# Lottozahlen per Zufall in 7 Textfelder



## coyu (28. März 2004)

Hallo Leute,

ich habe ein Form mit sieben Textfelder (7 aus  50 Lott) und suche ein Javascript, mit dem man per Button-Klick sieben Zahlen (natürlich nach dem Prinzip "ohne zurücklegen") in die einzelnen Textfelder reinsetzen kann.
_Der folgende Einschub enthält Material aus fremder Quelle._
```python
class MlpFunction(torch.autograd.Function):

    @staticmethod
    def forward(ctx, x, has_norm, act, *params):
        _require_device(x, *params)
        x = _f32c(x)
        NL = (len(params) - (1 if has_norm else 0)) // 2
        Ws = [_f32c(params[2 * l]) for l in range(NL)]
        bs = [_f32c(params[2 * l + 1]) for l in range(NL)]
        scale = _f32c(params[2 * NL]) if has_norm else None
        if NL < 2:
            raise AssertionError("The MLP must have at least 2 layers (input and output).")
        M, kin = x.shape
        H = Ws[0].shape[0]
        out_w = Ws[-1].shape[0]
        if H not in SUPPORTED_H or kin > H or out_w > H:
            raise NotImplementedError(f"MLP widths (in={kin}, hidden={H}, out={out_w}) not supported by the MI355X engine")
        dev = x.device
        kp, op = pad16(kin), pad16(out_w)
        W0 = Ws[0]
        if kp != kin:
            W0 = torch.nn.functional.pad(W0, (0, kp - kin))
        Wl, bl = Ws[-1], bs[-1]
        if op != out_w:
            Wl = torch.nn.functional.pad(Wl, (0, 0, 0, op - out_w))
            bl = torch.nn.functional.pad(bl, (0, op - out_w))
        Wk = [W0] + Ws[1:-1] + [Wl]
        bk = bs[:-1] + [bl]
        prec = 1 if (_matrix_precision == "bf16" and not (H == 128 and out_w == H and X6_ENABLED and act != 2)) else 0
        if prec:
            Wk = [w.to(torch.bfloat16).to(torch.float32) for w in Wk]
            bk = [b.to(torch.bfloat16).to(torch.float32) for b in bk]
        need = any(ctx.needs_input_grad) and _saving()
        f = dict(dtype=torch.float32, device=dev)
        y = torch.empty(M, out_w, **f)
        x6 = H == 128 and out_w == H and X6_ENABLED and M > 0 and act != 2
        mode = "generic"
        if x6 and kin < H and 3 <= NL <= 4:
            mode = "enc"
        elif x6 and kin == H and NL <= 4:
            mode = "full"
        packed = mode != "generic"
        saveH = [torch.empty(M, H, **f) for _ in range(NL - 1)] if need else None
        U = torch.empty(M, H, **f) if (need and has_norm) else None
        R = torch.empty(M, **f) if (need and has_norm) else None
        Ms = [torch.empty(M, 4, dtype=torch.int32, device=dev) for _ in range(NL - 1)] if (need and packed and act == 0) else None
        Zs = [torch.empty(M, H, **f) for _ in range(NL - 1)] if (need and act != 0) else None
        if mode == "enc":
            h1 = saveH[0] if need else torch.empty(M, H, **f)
            mlp_fwd(M, H, [(x, None, kin)], [Wk[0]], [bk[0]], None, H, None, h1, Zs[0] if Zs else None, out_relu=True, act=act,
                    saveM=[Ms[0]] if Ms else None)
            pk = torch.empty((NL - 1) * _capi.WPACK_BYTES, dtype=torch.uint8, device=dev)
            units = [pk.data_ptr() + u * _capi.WPACK_BYTES for u in range(NL - 1)]
            wpack([(Wk[l + 1].data_ptr(), H, False, units[l]) for l in range(NL - 1)], dev)
            mlp_fwd(M, H, [(h1, None, H)], Wk[1:], bk[1:], scale, out_w, None, y, None,
                    saveH[1:] if need else None, U, R, wpk=units, saveM=Ms[1:] if Ms else None,
                    saveZ=Zs[1:] if Zs else None, act=act)
        elif mode == "full":
            pk = torch.empty(NL * _capi.WPACK_BYTES, dtype=torch.uint8, device=dev)
            units = [pk.data_ptr() + u * _capi.WPACK_BYTES for u in range(NL)]
            wpack([(Wk[l].data_ptr(), H, False, units[l]) for l in range(NL)], dev)
            mlp_fwd(M, H, [(x, None, H)], Wk, bk, scale, out_w, None, y, None, saveH, U, R, wpk=units, saveM=Ms, saveZ=Zs, act=act)
        else:
            mlp_fwd(M, H, [(x, None, kin)], Wk, bk, scale, out_w, None, y, None, saveH, U, R, act=act, saveZ=Zs, precision=prec)
        ctx.meta = (NL, H, kin, out_w, has_norm, kp != kin, op != out_w, act, mode)
        ctx.prec, ctx.Wk_rounded = prec, (Wk if prec else None)
        ctx.save_for_backward(x, *Ws, *([scale] if has_norm else []))
        ctx.pads = (W0 if kp != kin else None, Wl if op != out_w else None)
        ctx.saved_acts = (saveH, U, R, Ms, Zs)
        return y

    @staticmethod
    def backward(ctx, dy):
        NL, H, kin, out_w, has_norm, pad0, padl, act, mode = ctx.meta
        if ctx.saved_acts is None or ctx.saved_acts[0] is None:
            raise RuntimeError("MlpFunction: no saved activations -- backward ran a second time without retain_graph "
                               "support, or the forward ran under no_grad")
        t = ctx.saved_tensors
        x, Ws = t[0], list(t[1:1 + NL])
        scale = t[1 + NL] if has_norm else None
        Wk = [ctx.pads[0] if pad0 else Ws[0]] + Ws[1:-1] + [ctx.pads[1] if padl else Ws[-1]]
        prec = getattr(ctx, "prec", 0)
        if prec:
            Wk = ctx.Wk_rounded
        saveH, U, R, Ms, Zs = ctx.saved_acts
        dy = _f32c(dy)
        M, dev = x.shape[0], x.device
        kp, op = pad16(kin), pad16(out_w)
        f = dict(dtype=torch.float32, device=dev)
        widths = [H] * (NL - 1) + [op]
        zero = M == 0
        mk = torch.zeros if zero else torch.empty
        dZ = [mk(M, w, **f) for w in widths]
        db = [mk(w, **f) for w in widths]
        dscale = mk(H, **f) if has_norm else None
        dx = None
        want_dx = ctx.needs_input_grad[0]
        if want_dx and kin != H:
            raise NotImplementedError("input gradient of a ragged-width MLP input is not needed by the path")
        if want_dx:
            dx = mk(M, H, **f)
        if mode in ("enc", "full") and M > 0:
            tr = [Wk[l] for l in range(NL - 1, 0, -1)] + ([Wk[0]] if want_dx else [])
            pk = torch.empty(len(tr) * _capi.WPACK_BYTES, dtype=torch.uint8, device=dev)
            units = [pk.data_ptr() + u * _capi.WPACK_BYTES for u in range(len(tr))]
            wpack([(w.data_ptr(), H, True, units[u]) for u, w in enumerate(tr)], dev)
            din = [(None, None, dx)] if want_dx else []
            mlp_bwd(M, H, NL, dy, None, None, out_w, U, R, scale, saveH, [None] * NL, dZ, din, [None] * NL, dscale,
                    wpk=units, Ms=Ms, Zs=Zs, act=act)
        else:
            sq = [l for l in range(1, NL) if tuple(Wk[l].shape) == (H, H) and Wk[l].is_contiguous()]
            wt_buf = torch.empty(len(sq), H, H, **f) if sq else None
            if sq:
                transpose_blocks([(Wk[l].data_ptr(), H, wt_buf[k].data_ptr(), H) for k, l in enumerate(sq)], H, dev)
            WT = [None] + [wt_buf[sq.index(l)] if l in sq else Wk[l].t().contiguous() for l in range(1, NL)]
            din = [(Wk[0].t().contiguous(), None, dx)] if want_dx else []
            mlp_bwd(M, H, NL, dy, None, None, out_w, U, R, scale, saveH, WT, dZ, din, [None] * NL, dscale, act=act, Zs=Zs, precision=prec)
        ins = [x.to(torch.bfloat16).to(torch.float32) if prec else x] + list(saveH)
        in_w = [kin] + [H] * (NL - 1)
        dWs = [mk(widths[l], in_w[l], **f) for l in range(NL)]
        jobs = []
        for l in range(NL):
            jobs.append((dZ[l], widths[l], widths[l] // 16, ins[l], in_w[l], pad16(in_w[l]) // 16, in_w[l], dWs[l], 0, in_w[l], db[l]))
        if M > 0:
            wgrad(jobs, dev)
        grads = []
        for l in range(NL):
            dW, dbl = dWs[l], db[l]
            if l == NL - 1 and op != out_w:
                dW, dbl = dW[:out_w], dbl[:out_w]
            grads += [dW, dbl]
        if has_norm:
            grads.append(dscale)
        ctx.saved_acts = None
        return (dx, None, None, *grads)


def _split_block(q, spec: BlockSpec):
    NL, k = spec.nb_layers, spec.mlp_params
    We, be = [q[2 * l] for l in range(NL)], [q[2 * l + 1] for l in range(NL)]
    se = q[2 * NL] if spec.layer_norm else None
    Wn, bn = [q[k + 2 * l] for l in range(NL)], [q[k + 2 * l + 1] for l in range(NL)]
    sn = q[k + 2 * NL] if spec.layer_norm else None
    gp_ = tuple(q[2 * k: 2 * k + 3]) if spec.gate else None
    return We, be, se, Wn, bn, sn, gp_


class ProcessorFunction(torch.autograd.Function):

    @staticmethod
    def forward(ctx, x, e, topo: Topology, L: int, spec: BlockSpec, halo, pos, phi, rope_inv_freq, *params):
        _require_device(x, e, *params)
# ... 498 lines not shown
```

include/mgn_hip.h:

```cpp
#ifndef MGN_HIP_H
#define MGN_HIP_H

#include <stddef.h>
#include <stdint.h>

#ifdef __cplusplus
extern "C" {
#endif

#define MGN_MAX_LAYERS 8
#define MGN_MAX_PHASES 3
#define MGN_MAX_WGRAD_JOBS 48
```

Hat jemand vielleicht einen Tipp für mich?

Vielen Dank!

Coyu


----------



## Thomas Lindner (28. März 2004)

Ich gebe vorerst nur einen Tiipp ab:

Nutze die Funktionen:

math.random()
math.round()

Zusätzlich wirst Du nicht um eine IF Abfrage rumkommen um doppelte Zaahlen zu verhindern.

Und eine "Schleife" wäre vermutlich auch hilfreich.

Mehr möchte ich noch nicht sagen, weil Du evtl. nur einen Gedankenansatz brauchtest und die Lösung selber finden willst!


----------



## coyu (28. März 2004)

**

Hallo,

vielen Dank für deine Antwort!

Ich habe von JS kein Ahnung und sucher eher ein fertiges Script bzw. ein ähnliches, welches ich modifizieren kann... 

Grüße,

Coyu


----------



## Fabian H (28. März 2004)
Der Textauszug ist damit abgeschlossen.